TO DO
Lines containing the word "WordStateLm" are to be copied from the data below.

SOURCE RECORDS
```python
SIGNATURES = {
    'ss_gemm': [_I, _I, _I, _I, _P, _P, _P, _I, _I, _I, ctypes.POINTER(RowMap), ctypes.POINTER(RowMap),
                ctypes.POINTER(RowMap), ctypes.POINTER(GemmEpilogue), _I, _P],
    'ss_gemm_dw_grouped': [_I, ctypes.POINTER(DwJob), _P],
    'ss_split_planes': [_P, _P, _P, _L, _P],
    'ss_gemm_planes': [_I, _P, _P, _P, _P, _P, _I, _I, _I, ctypes.POINTER(RowMap), ctypes.POINTER(RowMap), ctypes.POINTER(RowMap), ctypes.POINTER(GemmEpilogue), _P],
    'ss_permute3d': [_P, _I, _P, _I, _I, _I, _I, _L, _L, _L, _I, _I, _F, _I, _P],
    'ss_permute3d_batch': [_P, _P, _I, _I, _P],
    'ss_dtw_align': [_P, _P, _I, _I, _I, _P, _P, _P],
    'ss_dtw_align_skewed': [_P, _I, _P, _P, _P],
    'ss_reflect_pad_ragged': [_P, _P, _P, _P, _I, _I, _I, _L, _I, _P],
    'ss_concat_pad': [_P, _I, _P, _L, _I, _P],
    'ss_dtw_cumulative': [_I, _P, _L, _L, _I, _I, _P, _P, _P],
# ... 14 lines not shown
    'ss_bn_backward_sums': [_I, _P, _I, _P, _I, _P, _I, _P, _P, _P, _I, _P, _P, _P, _P, _P, _P, _P, _P, _I, _I, _I, _I, _P, _P, _P, _P, _P],
    'ss_bn_backward_apply': [_I, _P, _I, _P, _I, _P, _I, _P, _P, _P, _P, _I, _P, _P, _P, _P, ctypes.c_double, _P, _I, _P, _I, _I, _I, _I, _I, _P, _P, _P],
    'ss_colsum': [_I, _P, _I, _I, _L, _P, _P, _P],
    'ss_add_dropout_layernorm_forward': [_I, _P, _P, _P, _P, _P, _P, _P, _I, _I, _F, _F, _U64, _U32, _P],
    'ss_add_dropout_layernorm_forward_planes': [_I, _P, _P, _P, _P, _P, _P, _P, _P, _P, _I, _I, _F, _F, _U64, _U32, _P],
    'ss_layernorm_backward': [_I, _P, _P, _P, _P, _P, _P, _P, _P, _P, _I, _I, _F, _U64, _U32, _P],
    'ss_layernorm_backward_bias': [_I, _P, _P, _P, _P, _P, _P, _P, _P, _P, _P, _I, _I, _F, _U64, _U32, _P],
    'ss_layernorm_backward_ws': [_I, _P, _P, _P, _P, _P, _P, _P, _P, _P, _P, _P, _L, _I, _I, _F, _U64, _U32, _P],
    'ss_layernorm_backward_ws_planes': [_I, _P, _P, _P, _P, _P, _P, _P, _P, _P, _P, _P, _P, _P, _L, _I, _I, _F, _U64, _U32, _P],
    'ss_emg_prepare': [_I, _P, _P, _P, _I, _I, _I, _I, _P],
    'ss_frame_lse': [_P, _L, _I, _I, _I, _P, _P, _P],
    'ss_loss_index_tables': [_P, _I, _P, _P, _P, _P, _P, _P],
    'ss_voiced_loss': [_P, _L, _I, _I, _P, _P, _P, _P, _P, _P, _I, _F, _F, _P, _P, _P, _P],
    'ss_silent_cost_skewed': [_P, _L, _I, _P, _P, _P, _P, _I, _I, _I, _F, _P, _P, _P],
    'ss_silent_loss': [_P, _L, _I, _I, _P, _P, _P, _P, _P, _P, _P, _P, _I, _F, _F, _P, _P, _P, _P],
    'ss_phoneme_confusion': [_P, _P, _P, _P, _P, _I, _P, _P, _P, _I, _P, _I, _P],
    'ss_ctc_loss': [_P, _L, _I, _I, _P, _P, _I, _I, _L, _P, _P, _P, _P, _P, _P, _P],
    'ss_ctc_beam_search': [_P, _L, _I, _I, _L, _P, _P, _I, _L, _I, _I, _P, _F, _F, _P, _I, _P, _P, _P, _P, _P],
    'ss_ctc_word_beam_search': [_P, _L, _I, _I, _I, _L, _P, _P, _I, _L, _I, _I, ctypes.POINTER(WordLm), _F, _F, _P, _I, _P, _P, _P, _P, _P, _P],
    'ss_word_ngram_score': [ctypes.POINTER(WordLm), _P, _L, _P, _P],
    'ss_ctc_word_state_beam_search': [_P, _L, _I, _I, _I, _L, _P, _P, _I, _L, _I, _I, ctypes.POINTER(WordStateLm), _F, _F, _P, _I, _P, _P, _P, _P, _P, _P],
    'ss_word_state_score': [ctypes.POINTER(WordStateLm), _P, _L, _P, _P, _P],
    'ss_ctc_align': [_P, _L, _I, _I, _L, _P, _P, _I, _L, _I, _P, _L, _P, _P, _P, _P, _P, _P, _P],
    'ss_edit_distance': [_P, _L, _P, _L, _P, _L, _P, _P, _P, _P, _L, _P, _P],
    'ss_nbest_risk': [_P, _L, _P, _L, _P, _I, _I, _P, _P, _L, _P, _P, _P],
    'ss_ctc_nbest_logp': [_P, _L, _I, _I, _L, _P, _P, _I, _P, _L, _I, _P, _L, _P, _L, _P, _P],
    'ss_ctc_nbest_backward': [_P, _L, _I, _I, _L, _P, _P, _I, _L, _P, _P, _L, _P, _P, _P, _P],
    'ss_nbest_expected_risk': [_P, _P, _L, _P, _I, ctypes.c_double, _P, _P, _P, _P, _P],
    'ss_adamw_step': [_P, _P, _P, _P, _L, _F, _F, _F, _F, _F, _I, _F, _P],
    'ss_cast_f32': [_P, _P, _I, _L, _P],
# ... 162 lines not shown
```

silent_speech_amd/csrc/loss.hip:

```cpp
#include "common.h"
#include <stdlib.h>
#include "silent_speech_hip.h"
#include <math.h>

namespace {
constexpr int DESC = 10;
enum { D_N = 0, D_M, D_PRED_ROW0, D_TGT_ROW0, D_UNUSED, D_SK_OFF, D_DIRS_OFF, D_BND_OFF, D_RES_OFF };
constexpr int DW = 4, DR = 4;
__device__ __forceinline__ long long dtw_strips_d(long long n) { long long rows = n - 1, cap = DW * 64 * DR; return rows <= 0 ? 0 : (rows + cap - 1) / cap; }
__device__ __forceinline__ long long dtw_tsteps_d(long long m) { return m <= 1 ? 0 : (m - 1) + 63; }
}

__global__ void frame_lse_kernel(const float* __restrict__ head, long long ld, int col0, int ncls, int rows, float* __restrict__ lse, int* __restrict__ amax)
{
    const int lane = threadIdx.x & 63, wpb = blockDim.x >> 6;
    for (int r = blockIdx.x * wpb + (threadIdx.x >> 6); r < rows; r += gridDim.x * wpb) {
        const float* a = head + (long long)r * ld + col0;
        float mx = -INFINITY; int mi = 0x7fffffff;
        for (int c = lane; c < ncls; c += 64) { float v = a[c]; if (v > mx) { mx = v; mi = c; } }
        const float gmx = wave_max(mx);
        int cand = (mx == gmx) ? mi : 0x7fffffff;
#pragma unroll
        for (int m = 32; m >= 1; m >>= 1) { int o = __shfl_xor(cand, m); cand = o < cand ? o : cand; }
        float s = 0.f;
// ... 44 lines not shown
__device__ __forceinline__ void loss_block_commit(float lsum, int csum, float inv_total, float* loss_acc, int* correct_acc)
{
    __shared__ float ls[16];
    __shared__ int cs[16];
    const int lane = threadIdx.x & 63, w = threadIdx.x >> 6, wpb = blockDim.x >> 6;
    if (lane == 0) { ls[w] = lsum; cs[w] = csum; }
    __syncthreads();
    if (threadIdx.x == 0) {
        float a = 0.f; int c = 0;
        for (int i = 0; i < wpb; ++i) { a += ls[i]; c += cs[i]; }
        if (a != 0.f) atomicAdd(loss_acc, a * inv_total);
        if (c) atomicAdd(correct_acc, c);
    }
}

__global__ void voiced_loss_kernel(const float* __restrict__ head, long long ld, int n_mel, int n_ph, const float* __restrict__ lse, const int* __restrict__ amax,
                                   const float* __restrict__ Y, const long long* __restrict__ phones, const int* __restrict__ pred_row, const int* __restrict__ tgt_row,
                                   int nframes, float lam, float inv_total, float* __restrict__ dhead, float* __restrict__ loss_acc, int* __restrict__ correct_acc)
{
    const int lane = threadIdx.x & 63, wpb = blockDim.x >> 6;
    float lsum = 0.f; int csum = 0;
    for (int f = blockIdx.x * wpb + (threadIdx.x >> 6); f < nframes; f += gridDim.x * wpb) {
        const int pr = pred_row[f], tr = tgt_row[f];
        const float* p = head + (long long)pr * ld; const float* y = Y + (long long)tr * n_mel;
        float* dp = dhead + (long long)pr * ld;
        float ss = 0.f;
        for (int c = lane; c < n_mel; c += 64) { float d = y[c] - p[c] + 1e-6f; ss += d * d; }
        const float dist = sqrtf(wave_sum(ss));
        const float gs = dist > 0.f ? inv_total / dist : 0.f;
        for (int c = lane; c < n_mel; c += 64) dp[c] = -(y[c] - p[c] + 1e-6f) * gs;
        const int ph = (int)phones[tr];
        const float L = lse[pr];
        for (int c = lane; c < n_ph; c += 64) dp[n_mel + c] = lam * inv_total * (expf(p[n_mel + c] - L) - (c == ph ? 1.f : 0.f));
        if (lane == 0) { lsum += dist + lam * (L - p[n_mel + ph]); csum += amax[pr] == ph; }
    }
    loss_block_commit(lsum, csum, inv_total, loss_acc, correct_acc);
}

extern "C" int ss_voiced_loss(const float* head, int64_t ld, int n_mel, int n_phone, const float* lse, const int32_t* argmax, const float* Y, const int64_t* phones,
                              const int32_t* pred_row, const int32_t* tgt_row, int nframes, float lam, float inv_total,
                              float* dhead, float* loss_accum, int32_t* correct_accum, void* stream)
{
    SS_CHECK(nframes >= 0, "ss_voiced_loss: negative frame count");
    if (nframes == 0) return 0;
    SS_CHECK(head && lse && argmax && Y && phones && pred_row && tgt_row && dhead && loss_accum && correct_accum, "ss_voiced_loss: null pointer");
    int blocks = (nframes + 3) / 4; if (blocks > 1024) blocks = 1024;
    SS_LAUNCH(voiced_loss_kernel, dim3(blocks), dim3(256), 0, stream, head, (long long)ld, n_mel, n_phone, lse, (const int*)argmax, Y, (const long long*)phones,
              (const int*)pred_row, (const int*)tgt_row, nframes, lam, inv_total, dhead, loss_accum, (int*)correct_accum);
    SS_LAUNCH_CHECK("ss_voiced_loss");
    return 0;
}

constexpr int YMAX = 128;
__device__ __forceinline__ float quad_bcast(float v, int k) {
#if defined(SS_EMU)
    return __shfl(v, (int)((threadIdx.x & 63) & ~3) + k);
#else
    switch (k) {
    case 0: return __int_as_float(__builtin_amdgcn_update_dpp(0, __float_as_int(v), 0x00, 0xf, 0xf, true));
    case 1: return __int_as_float(__builtin_amdgcn_update_dpp(0, __float_as_int(v), 0x55, 0xf, 0xf, true));
    case 2: return __int_as_float(__builtin_amdgcn_update_dpp(0, __float_as_int(v), 0xAA, 0xf, 0xf, true));
    default: return __int_as_float(__builtin_amdgcn_update_dpp(0, __float_as_int(v), 0xFF, 0xf, 0xf, true));
    }
#endif
}
template <int NQ>
__device__ __forceinline__ float quad_shared_sqdist(const float* __restrict__ p, int r, const f32x4 (&yv)[YMAX / 4]) {
    f32x4 own[NQ];
#pragma unroll
    for (int q = 0; q < NQ; ++q) own[q] = *(const f32x4*)(p + (r * NQ + q) * 4);
    float ss = 0.f;
#pragma unroll
    for (int k = 0; k < 4; ++k) {
#pragma unroll
        for (int q = 0; q < NQ; ++q) {
            const f32x4 b = yv[k * NQ + q];
            const float a0 = quad_bcast(own[q][0], k), a1 = quad_bcast(own[q][1], k), a2 = quad_bcast(own[q][2], k), a3 = quad_bcast(own[q][3], k);
            const float d0 = a0 - b[0], d1 = a1 - b[1], d2 = a2 - b[2], d3 = a3 - b[3];
            ss += d0 * d0; ss += d1 * d1; ss += d2 * d2; ss += d3 * d3;
        }
    }
    return ss;
}

__global__ __launch_bounds__(256) void silent_cost_skewed_kernel(const float* __restrict__ head, long long ld, int n_mel, const float* __restrict__ lse, const float* __restrict__ Y,
                                                                 const long long* __restrict__ phones, const long long* __restrict__ desc, float lam, unsigned char* __restrict__ ws, int* __restrict__ results, int CT)
{
    const long long* d = desc + (long long)blockIdx.y * DESC;
    const int N = (int)d[D_N], M = (int)d[D_M];
    const long long p0 = d[D_PRED_ROW0], y0 = d[D_TGT_ROW0];
    int* res = results + d[D_RES_OFF];
    for (int i = blockIdx.x * blockDim.x + threadIdx.x; i < N; i += gridDim.x * blockDim.x) res[i] = 0;
    const long long ts = dtw_tsteps_d(M), nkw = dtw_strips_d(N) * DW;
    if (ts <= 0) return;
    const long long tchunks = (ts + CT - 1) / CT, nwork = nkw * tchunks;
    float* sk = (float*)(ws + d[D_SK_OFF]);
    const int l = threadIdx.x >> 2, r = threadIdx.x & 3;
    for (long long wk = blockIdx.x; wk < nwork; wk += gridDim.x) {
        const long long kw = wk / tchunks, t0 = (wk - kw * tchunks) * CT;
        const long long i = 1 + (kw * 64 + l) * DR + r;
        const bool iv = i < N;
        f32x4 yv[YMAX / 4];
        int ph = 0;
        if (iv) {
            const float* y = Y + (y0 + i) * n_mel;
#pragma unroll
            for (int q = 0; q < YMAX / 4; ++q) if (q * 4 < n_mel) yv[q] = *(const f32x4*)(y + q * 4);
            ph = (int)phones[y0 + i];
        }
        const long long tend = t0 + CT < ts ? t0 + CT : ts;
        if (n_mel == 80) {
            for (long long t = t0; t < tend; ++t) {
                const long long j = t + 1 - l;
                const bool jv = j >= 1 && j < M;
                const float* p = head + (p0 + (jv ? j : 1)) * ld;
                const float ss = quad_shared_sqdist<5>(p, r, yv);
                float c = INFINITY;
                if (jv && iv) c = sqrtf(ss) + lam * (lse[p0 + j] - p[n_mel + ph]);
                sk[((kw * ts + t) * 64 + l) * DR + r] = c;
            }
            continue;
        }
        for (long long t = t0; t < tend; ++t) {
            const long long j = t + 1 - l;
            float c = INFINITY;
            if (iv && j >= 1 && j < M) {
                const float* p = head + (p0 + j) * ld;
// ... 11 lines not shown
            sk[((kw * ts + t) * 64 + l) * DR + r] = c;
        }
    }
}

extern "C" int ss_silent_cost_skewed(const float* head, int64_t ld, int n_mel, const float* lse, const float* Y, const int64_t* phones,
                                     const int64_t* desc_dev, int n, int max_n, int max_m, float lam, void* workspace, int32_t* results, void* stream)
{
    SS_CHECK(n >= 0, "ss_silent_cost_skewed: negative batch");
    if (n == 0) return 0;
    SS_CHECK(head && lse && Y && phones && desc_dev && workspace && results, "ss_silent_cost_skewed: null pointer");
    SS_CHECK(n_mel % 4 == 0 && ld % 4 == 0, "ss_silent_cost_skewed: n_mel and ld must be multiples of 4 (16-byte rows)");
    SS_CHECK(n_mel <= YMAX, "ss_silent_cost_skewed: at most %d mel bins", YMAX);
    long long strips = max_n <= 1 ? 0 : (max_n - 1 + DW * 64 * DR - 1) / (DW * 64 * DR);
    const long long ts_max = max_m <= 1 ? 0 : max_m - 1 + 63;
    static const int CT = getenv("SS_COST_CT") ? atoi(getenv("SS_COST_CT")) : 16;
    long long blocks = strips * DW * ((ts_max + CT - 1) / CT);
    if (blocks < (max_n + 255) / 256) blocks = (max_n + 255) / 256;
    if (blocks > 4096) blocks = 4096;
    if (blocks < 1) blocks = 1;
    SS_LAUNCH(silent_cost_skewed_kernel, dim3((unsigned)blocks, n), dim3(256), 0, stream, head, (long long)ld, n_mel, lse, Y, (const long long*)phones,
              (const long long*)desc_dev, lam, (unsigned char*)workspace, (int*)results, CT);
    SS_LAUNCH_CHECK("ss_silent_cost_skewed");
    return 0;
}

__global__ void silent_loss_kernel(const float* __restrict__ head, long long ld, int n_mel, int n_ph, const float* __restrict__ lse, const int* __restrict__ amax,
                                   const float* __restrict__ Y, const long long* __restrict__ phones, const int* __restrict__ results,
                                   const int* __restrict__ tgt_row, const int* __restrict__ pred_base, const int* __restrict__ res_idx,
                                   int nframes, float lam, float inv_total, float* __restrict__ dhead, float* __restrict__ loss_acc, int* __restrict__ correct_acc)
{
    const int lane = threadIdx.x & 63, wpb = blockDim.x >> 6;
    float lsum = 0.f; int csum = 0;
    for (int f = blockIdx.x * wpb + (threadIdx.x >> 6); f < nframes; f += gridDim.x * wpb) {
        const int tr = tgt_row[f], pr = pred_base[f] + results[res_idx[f]];
        const float* p = head + (long long)pr * ld; const float* y = Y + (long long)tr * n_mel;
        float* dp = dhead + (long long)pr * ld;
        float ss = 0.f;
        for (int c = lane; c < n_mel; c += 64) { float d = p[c] - y[c]; ss += d * d; }
        const float dist = sqrtf(wave_sum(ss));
        const float gs = dist > 0.f ? inv_total / dist : 0.f;
        for (int c = lane; c < n_mel; c += 64) atomicAdd(dp + c, (p[c] - y[c]) * gs);
        const int ph = (int)phones[tr];
        const float L = lse[pr];
        for (int c = lane; c < n_ph; c += 64) atomicAdd(dp + n_mel + c, lam * inv_total * (expf(p[n_mel + c] - L) - (c == ph ? 1.f : 0.f)));
        if (lane == 0) { lsum += dist + lam * (L - p[n_mel + ph]); csum += amax[pr] == ph; }
    }
    loss_block_commit(lsum, csum, inv_total, loss_acc, correct_acc);
}

extern "C" int ss_silent_loss(const float* head, int64_t ld, int n_mel, int n_phone, const float* lse, const int32_t* argmax, const float* Y, const int64_t* phones,
                              const int32_t* results, const int32_t* tgt_row, const int32_t* pred_base, const int32_t* res_idx, int nframes,
                              float lam, float inv_total, float* dhead, float* loss_accum, int32_t* correct_accum, void* stream)
{
    SS_CHECK(nframes >= 0, "ss_silent_loss: negative frame count");
    if (nframes == 0) return 0;
    SS_CHECK(head && lse && argmax && Y && phones && results && tgt_row && pred_base && res_idx && dhead && loss_accum && correct_accum, "ss_silent_loss: null pointer");
    int blocks = (nframes + 3) / 4; if (blocks > 1024) blocks = 1024;
    SS_LAUNCH(silent_loss_kernel, dim3(blocks), dim3(256), 0, stream, head, (long long)ld, n_mel, n_phone, lse, (const int*)argmax, Y, (const long long*)phones,
              (const int*)results, (const int*)tgt_row, (const int*)pred_base, (const int*)res_idx, nframes, lam, inv_total, dhead, loss_accum, (int*)correct_accum);
    SS_LAUNCH_CHECK("ss_silent_loss");
    return 0;
}

__global__ void phoneme_confusion_kernel(const int* __restrict__ amax, const long long* __restrict__ phones, const int* __restrict__ results,
                                         const int* __restrict__ vo_pred, const int* __restrict__ vo_tgt, int n_voiced,
                                         const int* __restrict__ si_tgt, const int* __restrict__ si_base, const int* __restrict__ si_res, int n_silent,
                                         int* __restrict__ conf, int n_phone)
{
    for (int i = blockIdx.x * blockDim.x + threadIdx.x; i < n_voiced + n_silent; i += gridDim.x * blockDim.x) {
        int p, t;
        if (i < n_voiced) { p = amax[vo_pred[i]]; t = (int)phones[vo_tgt[i]]; }
        else { const int k = i - n_voiced; p = amax[si_base[k] + results[si_res[k]]]; t = (int)phones[si_tgt[k]]; }
        if ((unsigned)p < (unsigned)n_phone && (unsigned)t < (unsigned)n_phone) atomicAdd(conf + p * n_phone + t, 1);
        else atomicAdd(conf + n_phone * n_phone, 1);
    }
// ... 18 lines not shown
```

EXERCISE ANSWER
    'ss_ctc_word_state_beam_search': [_P, _L, _I, _I, _I, _L, _P, _P, _I, _L, _I, _I, ctypes.POINTER(WordStateLm), _F, _F, _P, _I, _P, _P, _P, _P, _P, _P],
    'ss_word_state_score': [ctypes.POINTER(WordStateLm), _P, _L, _P, _P, _P],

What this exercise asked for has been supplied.